Saved entries:
==========
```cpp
template <class T>
static void merge_panel(Context *ctx, Result *res, PhaseTimer &tm, const MergeIO<T> &io, int colbits, PanelPlan<T> &pl) {
    hipStream_t s = ctx->stream;
    Scratch &sc = pl.sc;
    constexpr uint32_t kCap = (uint32_t)TileCap<T>::value;
    const uint32_t max_rows = pl.max_rows;
#ifdef OSP_CHECK_DESC
    crumbs_init();
#endif
    const uint64_t r1 = io.r1, base = io.base;
    const TilePlan &p0 = pl.p0;

    MergeLevels<T> lv{};
    lv.stage[0] = io.stage; lv.row_off[0] = io.row_off; lv.base[0] = base; lv.c_rowptr[0] = io.c_rowptr; lv.heavy_nnz[0] = nullptr;
    uint32_t ntot = p0.ntiles;
    TileDesc *desc = nullptr;
    TilePlan p1;
    uint64_t *vbase = pl.vbase;
    int64_t *vptr = nullptr;
    uint64_t *seg_src = nullptr;
    uint32_t *seg_nnz = nullptr;
    Part<T> *qstage = pl.qstage;
    if (p0.nlong) {
        const uint32_t nlong = p0.nlong;
        uint64_t *hoff = pl.hoff, *hscan_tmp = pl.hscan_tmp, *blkbase = pl.blkbase, *hbase = pl.hbase;
        uint8_t *hbits = pl.hbits;
        uint32_t *nstretch = pl.nstretch, *ghist = pl.ghist, *ghist_tmp = pl.ghist_tmp;
        const uint64_t nh = pl.nh, nblocks = pl.nblocks, nvirt = pl.nvirt, ncell = pl.ncell;
        uint64_t *vrow_off = pl.vrow_off;
        uint8_t *vfirst = pl.vfirst;
        if (pl.mode_rows[kModeSplitRow]) {
            tm.begin(PH_SPLIT_K);
            OSP_WITH_RA(ctx, split_row_kernel<T, RA><<<nlong, kSplitRowThreads, 0, s>>>(p0.long_rows, nlong, hbits, pl.hmode, vbase, hoff, io.row_off,
                                                                                     base, colbits, io.stage, qstage, vrow_off));
            tm.end(PH_SPLIT_K);
            res->info.split_launches++;
            res->info.split_partials += pl.mode_partials[kModeSplitRow];
            dbg_sync(s, "split: one-workgroup rows");
        }
        if (nblocks && !pl.hub.cells) {
            split_count_kernel<<<(unsigned)nblocks, kSplitThreads, 0, s>>>(p0.long_rows, nlong, blkbase, hbase, hbits, nstretch, io.row_off,
                                                                         base, colbits, (const char *)io.stage, (uint32_t)sizeof(Part<T>), ghist);
            device_exclusive_scan<LoadU32, uint32_t>(LoadU32{ghist}, ncell, ghist, ghist_tmp, s);
            OSP_WITH_RA(ctx, split_scatter_kernel<T, RA><<<(unsigned)nblocks, kSplitThreads, 0, s>>>(
// ... 36 lines not shown
                        dense_segment_kernel<T, true><<<grid_for(ndense, kDenseWaves), kDenseWaves * kWave, 0, s>>>(dense_list, ndense, vrow_off, pl.vcol0, pl.vcol1,
                                                                              qstage, seg_nnz);
                    else
                        dense_segment_kernel<T, false><<<grid_for(ndense, kDenseWaves), kDenseWaves * kWave, 0, s>>>(dense_list, ndense, vrow_off, pl.vcol0, pl.vcol1,
                                                                              qstage, seg_nnz);
                    res->info.dense_segments += ndense;
                    rest_list = others;
                    nrest = nseg_long - ndense;
                }
            }
            dbg_sync(s, "over-long segments: dense accumulation");
            const uint32_t big_cap = getenv("OSP_BIGTILE_CAP") ? std::min<uint32_t>((uint32_t)strtoul(getenv("OSP_BIGTILE_CAP"), nullptr, 10), kBigTileCap)
                                                                : (uint32_t)kBigTileCap;
            uint32_t nhuge = 0, nmid = 0;
            uint32_t *huge_list = nullptr, *mid_list = nullptr;
            if (nrest) {
                const SegHugeFlag hf{rest_list, vrow_off, big_cap};
                device_exclusive_scan<SegHugeFlag, uint32_t>(hf, nrest, hscan, (uint32_t *)sscan_tmp, s);
                nhuge = d2h(hscan + nrest, s);
                nmid = nrest - nhuge;
                huge_list = sc.get<uint32_t>(nhuge);
                mid_list = sc.get<uint32_t>(nmid);
                seg_partition_kernel<<<grid_for(nrest, 256), 256, 0, s>>>(hf, hscan, nrest, huge_list, mid_list);
            }
            res->info.sorted_segments += nhuge;
            if (nmid) {
                TileDesc *bdesc = sc.get<TileDesc>(nmid);
                seg_tile_desc_kernel<<<grid_for(nmid, 256), 256, 0, s>>>(mid_list, nmid, vrow_off, pl.vcol0, pl.vcol1, bdesc);
                uint32_t *bticket = sc.get<uint32_t>(1);
                zero_async(s, {{bticket, sizeof(uint32_t)}});
                const uint32_t bgrid = ctx->cus * (uint32_t)merge_wgs_per_cu<T, kBigTileThreads, kBigTileCap>();
                OSP_WITH_RA(ctx, merge_tiles_kernel<T, kBigTileThreads, 32, kBigTileCap, kMergeMaxWgs, RA>
                            <<<std::min<uint32_t>(nmid, bgrid), kBigTileThreads, 0, s>>>(bdesc, nmid, lv, colbits, nullptr, bticket, nullptr, nullptr,
                                                                                         nullptr, nullptr));
            }
            dbg_sync(s, "over-long segments: big in-place tiles");
            if (nhuge) {
                uint64_t *soff = sc.get<uint64_t>((uint64_t)nhuge + 1);
                device_exclusive_scan<HeavyLen, uint64_t>(HeavyLen{huge_list, vrow_off}, nhuge, soff, sscan_tmp, s);
                const uint64_t ns = d2h(soff + nhuge, s);
                res->info.sorted_partials += ns;
                uint64_t *keys[2] = {sc.get<uint64_t>(ns + 1), sc.get<uint64_t>(ns + 1)};
                uint32_t *poss[2] = {sc.get<uint32_t>(ns), sc.get<uint32_t>(ns)};
                uint32_t *hist = sc.get<uint32_t>(sort_hist_entries(ns));
                uint32_t *hist_tmp = sc.get<uint32_t>(scan_scratch_entries(sort_hist_entries(ns)));
                heavy_fill_kernel<<<grid_for(ns, 256), 256, 0, s>>>(huge_list, soff, nhuge, vrow_off, 0, colbits, (const char *)qstage,
                                                                    (uint32_t)sizeof(Part<T>), ns, keys[0], poss[0]);
                const int cur = device_radix_sort_pairs<uint64_t>(keys, poss, ns, colbits + bits_for(nhuge), hist, hist_tmp, s, ctx->rank_atomic);
                T *sorted_val = sc.get<T>(ns);
                heavy_gather_kernel<T><<<grid_for(ns, 256), 256, 0, s>>>(poss[cur], qstage, ns, sorted_val);
                uint64_t *headscan = sc.get<uint64_t>(ns + 1);
                uint64_t *headscan_tmp = sc.get<uint64_t>(scan_scratch_entries(ns));
                device_exclusive_scan<HeavyHeadFlag, uint64_t>(HeavyHeadFlag{keys[cur]}, ns, headscan, headscan_tmp, s);
                uint64_t *head_pos = keys[cur ^ 1];
                heavy_heads_kernel<<<grid_for(ns + 1, 256), 256, 0, s>>>(keys[cur], headscan, ns, head_pos);
                heavy_reduce_kernel<T><<<grid_for(ns, 256), 256, 0, s>>>(keys[cur], sorted_val, headscan, head_pos, ns, huge_list, soff,
                                                                         nhuge, vrow_off, 0, colbits, qstage);
                heavy_rows_kernel<<<grid_for(nhuge, 256), 256, 0, s>>>(huge_list, soff, nhuge, headscan, seg_nnz);
            }
            dbg_sync(s, "over-long segments: global sort");
            heavy_src_inplace_kernel<<<grid_for(nseg_long, 256), 256, 0, s>>>(p1.long_rows, nseg_long, vrow_off, 0, seg_src);
        }
        lv.heavy_nnz[1] = seg_nnz;
        uint32_t *j0 = sc.get<uint32_t>(nlong), *tb = sc.get<uint32_t>((uint64_t)nlong + 1), *extra = sc.get<uint32_t>((uint64_t)nlong + 1);
        chain_rows_kernel<<<grid_for(nlong + 1, 256), 256, 0, s>>>(p0.long_rows, nlong, p0.tile_rows, p0.ntiles, vbase, p1.tile_rows,
                                                                  p1.ntiles, j0, tb, extra);
        device_exclusive_scan<LoadU32, uint32_t>(LoadU32{extra}, nlong, extra, (uint32_t *)hscan_tmp, s);
        ntot = p0.ntiles + (p1.ntiles - nlong);
        desc = sc.get<TileDesc>(ntot);
        tile_desc_kernel<(int)kCap><<<grid_for(p0.ntiles, 256), 256, 0, s>>>(p0.tile_rows, p0.ntiles, r1, io.row_off, base, 0u, j0, extra,
                                                                           nlong, tb, pl.vcol0, pl.vcol1, desc, nullptr, nullptr, io.rowfirst0);
        tile_desc_kernel<(int)kCap><<<grid_for(p1.ntiles, 256), 256, 0, s>>>(p1.tile_rows, p1.ntiles, nvirt, vrow_off, 0, 1u, j0, extra,
                                                                           nlong, tb, pl.vcol0, pl.vcol1, desc, pl.ga.runs ? pl.vrun_off : nullptr,
                                                                           pl.vrun_end);
        dbg_sync(s, "tile chain");
    } else {
        desc = sc.get<TileDesc>(ntot);
        tile_desc_kernel<(int)kCap><<<grid_for(p0.ntiles, 256), 256, 0, s>>>(p0.tile_rows, p0.ntiles, r1, io.row_off, base, 0u, nullptr,
                                                                           nullptr, 0u, nullptr, nullptr, nullptr, desc, nullptr, nullptr, io.rowfirst0);
    }
    uint64_t *tile_status = sc.get<uint64_t>(ntot);
    const uint32_t nshards = 1u;
    uint32_t *ticket = sc.get<uint32_t>((uint64_t)(nshards + 1) * kTicketStride);
    zero_async(s, {{tile_status, (uint64_t)ntot * sizeof(uint64_t)}, {ticket, (uint64_t)(nshards + 1) * kTicketStride * sizeof(uint32_t)}});
    dbg_sync(s, "tile planning, splits, over-long segments");
    tm.begin(PH_MERGE_K);
    if (io.ct.enabled) {
        const uint32_t rw_grid = ctx->cus * (uint32_t)merge_wgs_per_cu<T, kMergeThreads, TileCap<T>::value, kMergeMaxWgs, 64>();
        OSP_WITH_RA(ctx, merge_tiles_kernel<T, kMergeThreads, 64, TileCap<T>::value, kMergeMaxWgs, RA>
                    <<<std::min<uint32_t>(ntot, rw_grid), kMergeThreads, 0, s>>>(desc, ntot, lv, colbits, tile_status, ticket, io.out_in, io.c_col,
                                                                                 io.c_val, io.out_out, io.ct, nshards, io.abort_word));
    } else if (pl.ga.runs || io.runs0) {
        GatherArgs<T> ga = pl.ga;
        ga.runs0 = io.runs0;
        if (io.runs0) { ga.b_colidx = io.b_colidx; ga.b_vals = io.b_vals; }
        const uint32_t merge_grid = ctx->cus * (uint32_t)merge_wgs_per_cu<T, kMergeThreads, TileCap<T>::value>();
        OSP_WITH_RA(ctx, merge_tiles_kernel<T, kMergeThreads, 0, TileCap<T>::value, kMergeMaxWgs, RA, true>
                    <<<std::min<uint32_t>(ntot, merge_grid), kMergeThreads, 0, s>>>(desc, ntot, lv, colbits, tile_status, ticket, io.out_in, io.c_col,
                                                                                    io.c_val, io.out_out, ChunkTable<T>{}, nshards, io.abort_word, ga));
    } else {
        const uint32_t merge_grid = ctx->cus * (uint32_t)merge_wgs_per_cu<T, kMergeThreads, TileCap<T>::value>();
        OSP_WITH_RA(ctx, merge_tiles_kernel<T, kMergeThreads, 0, TileCap<T>::value, kMergeMaxWgs, RA>
                    <<<std::min<uint32_t>(ntot, merge_grid), kMergeThreads, 0, s>>>(desc, ntot, lv, colbits, tile_status, ticket, io.out_in, io.c_col,
                                                                                    io.c_val, io.out_out, ChunkTable<T>{}, nshards, io.abort_word));
    }
    tm.end(PH_MERGE_K);
    dbg_sync(s, "merge tiles");
#ifdef OSP_MERGE_PROF
    if (getenv("OSP_VERBOSE")) {
        std::vector<TileDesc> hd(ntot);
        copy_d2h(hd.data(), desc, (size_t)ntot * sizeof(TileDesc), s);
        uint64_t byp[5] = {0}, ent[5] = {0}, gt = 0, ge = 0, gr = 0, bits[33] = {0};
        for (const TileDesc &t : hd) {
            if (t.n > kCap) continue;
            int rb = 0; while ((1u << rb) < t.nr) rb++;
            const int kb = t.kbits ? (int)t.kbits : colbits + rb;
            const int np = std::min(4, (kb + kDigitBits - 1) / kDigitBits);
            byp[np]++; ent[np] += t.n; bits[std::min(kb, 32)] += 1;
            if (t.rcnt) { gt++; ge += t.n; gr += t.rcnt; }
        }
        fprintf(stderr, "[osp]   tiles by sort passes:");
        for (int k = 0; k < 5; k++) if (byp[k]) fprintf(stderr, " %d passes: %llu tiles, %.0f entries each;", k, (unsigned long long)byp[k], (double)ent[k] / byp[k]);
        fprintf(stderr, " gathered: %llu tiles, %.0f entries and %.1f runs each\n[osp]   tiles by key bits:", (unsigned long long)gt, gt ? (double)ge / gt : 0.0, gt ? (double)gr / gt : 0.0);
        for (int k = 0; k <= 32; k++) if (bits[k]) fprintf(stderr, " %d: %llu;", k, (unsigned long long)bits[k]);
        constexpr int lpt = ((int)kCap + kMergeThreads - 1) / kMergeThreads;
        uint64_t byq[lpt + 1] = {0}, slots = 0, need = 0, run = 0;
        for (const TileDesc &t : hd) {
            if (t.n > kCap) continue;
            const int q = std::max(1, (int)((t.n + kMergeThreads - 1) / kMergeThreads));
            int body = lpt;
            for (int c = kTileRoundClasses; c >= 1; c--) if (q <= tile_class_rounds(lpt, c, kTileRoundClasses)) body = tile_class_rounds(lpt, c, kTileRoundClasses);
            byq[q]++; slots += lpt; need += q; run += body;
        }
        fprintf(stderr, "\n[osp]   tiles by rounds (Q = ceil(n / %d)):", kMergeThreads);
        for (int q = 1; q <= lpt; q++) fprintf(stderr, " Q=%d: %llu;", q, (unsigned long long)byq[q]);
        fprintf(stderr, " slot-rounds needed %.1f %%, run %.1f %% of %d per tile (%d bodies)", slots ? 100.0 * need / slots : 0.0,
                slots ? 100.0 * run / slots : 0.0, lpt, kTileRoundClasses);
        fprintf(stderr, "\n");
    }
    if (getenv("OSP_VERBOSE")) {
        unsigned long long hp[16] = {0}, z[16] = {0};
        OSP_HIP(hipStreamSynchronize(s));
        (void)hipMemcpyFromSymbol(hp, HIP_SYMBOL(osp_merge_prof), sizeof(hp));
        (void)hipMemcpyToSymbol(HIP_SYMBOL(osp_merge_prof), z, sizeof(z));
        static const char *names[12] = {"run table / hash init", "keys + hash count", "publish", "rank", "digit scan", "scatter", "values + heads + scan",
                                        "look-back + ticket", "run sums", "compaction", "output + next tile's request", "gathered: lookup + columns"};
        double tot = 0;
        for (int k = 0; k < 12; k++) tot += (double)hp[k];
        fprintf(stderr, "[osp]   merge kernel, %u tiles, cycles of thread 0 per phase:", ntot);
        for (int k = 0; k < 12; k++) fprintf(stderr, " %s %.1f %%;", names[k], 100.0 * hp[k] / tot);
        fprintf(stderr, " %.0f cycles per tile and workgroup\n", tot / std::max(1u, ntot));
    }
#endif
    res->info.merge_launches++;
    if (p1.nlong) {
        heavy_copy_kernel<T><<<grid_for(p1.nlong, 8), 256, 0, s>>>(p1.long_rows, p1.nlong, seg_src, seg_nnz, vptr, qstage, nullptr, nullptr,
                                                                   io.c_col, io.c_val);
// ... 357 lines not shown
```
==========
▶ _Exercise brief_: Among the lines above, return those that contain the string "SegHugeFlag".

▶ _Answer to this task_:
                const SegHugeFlag hf{rest_list, vrow_off, big_cap};
                device_exclusive_scan<SegHugeFlag, uint32_t>(hf, nrest, hscan, (uint32_t *)sscan_tmp, s);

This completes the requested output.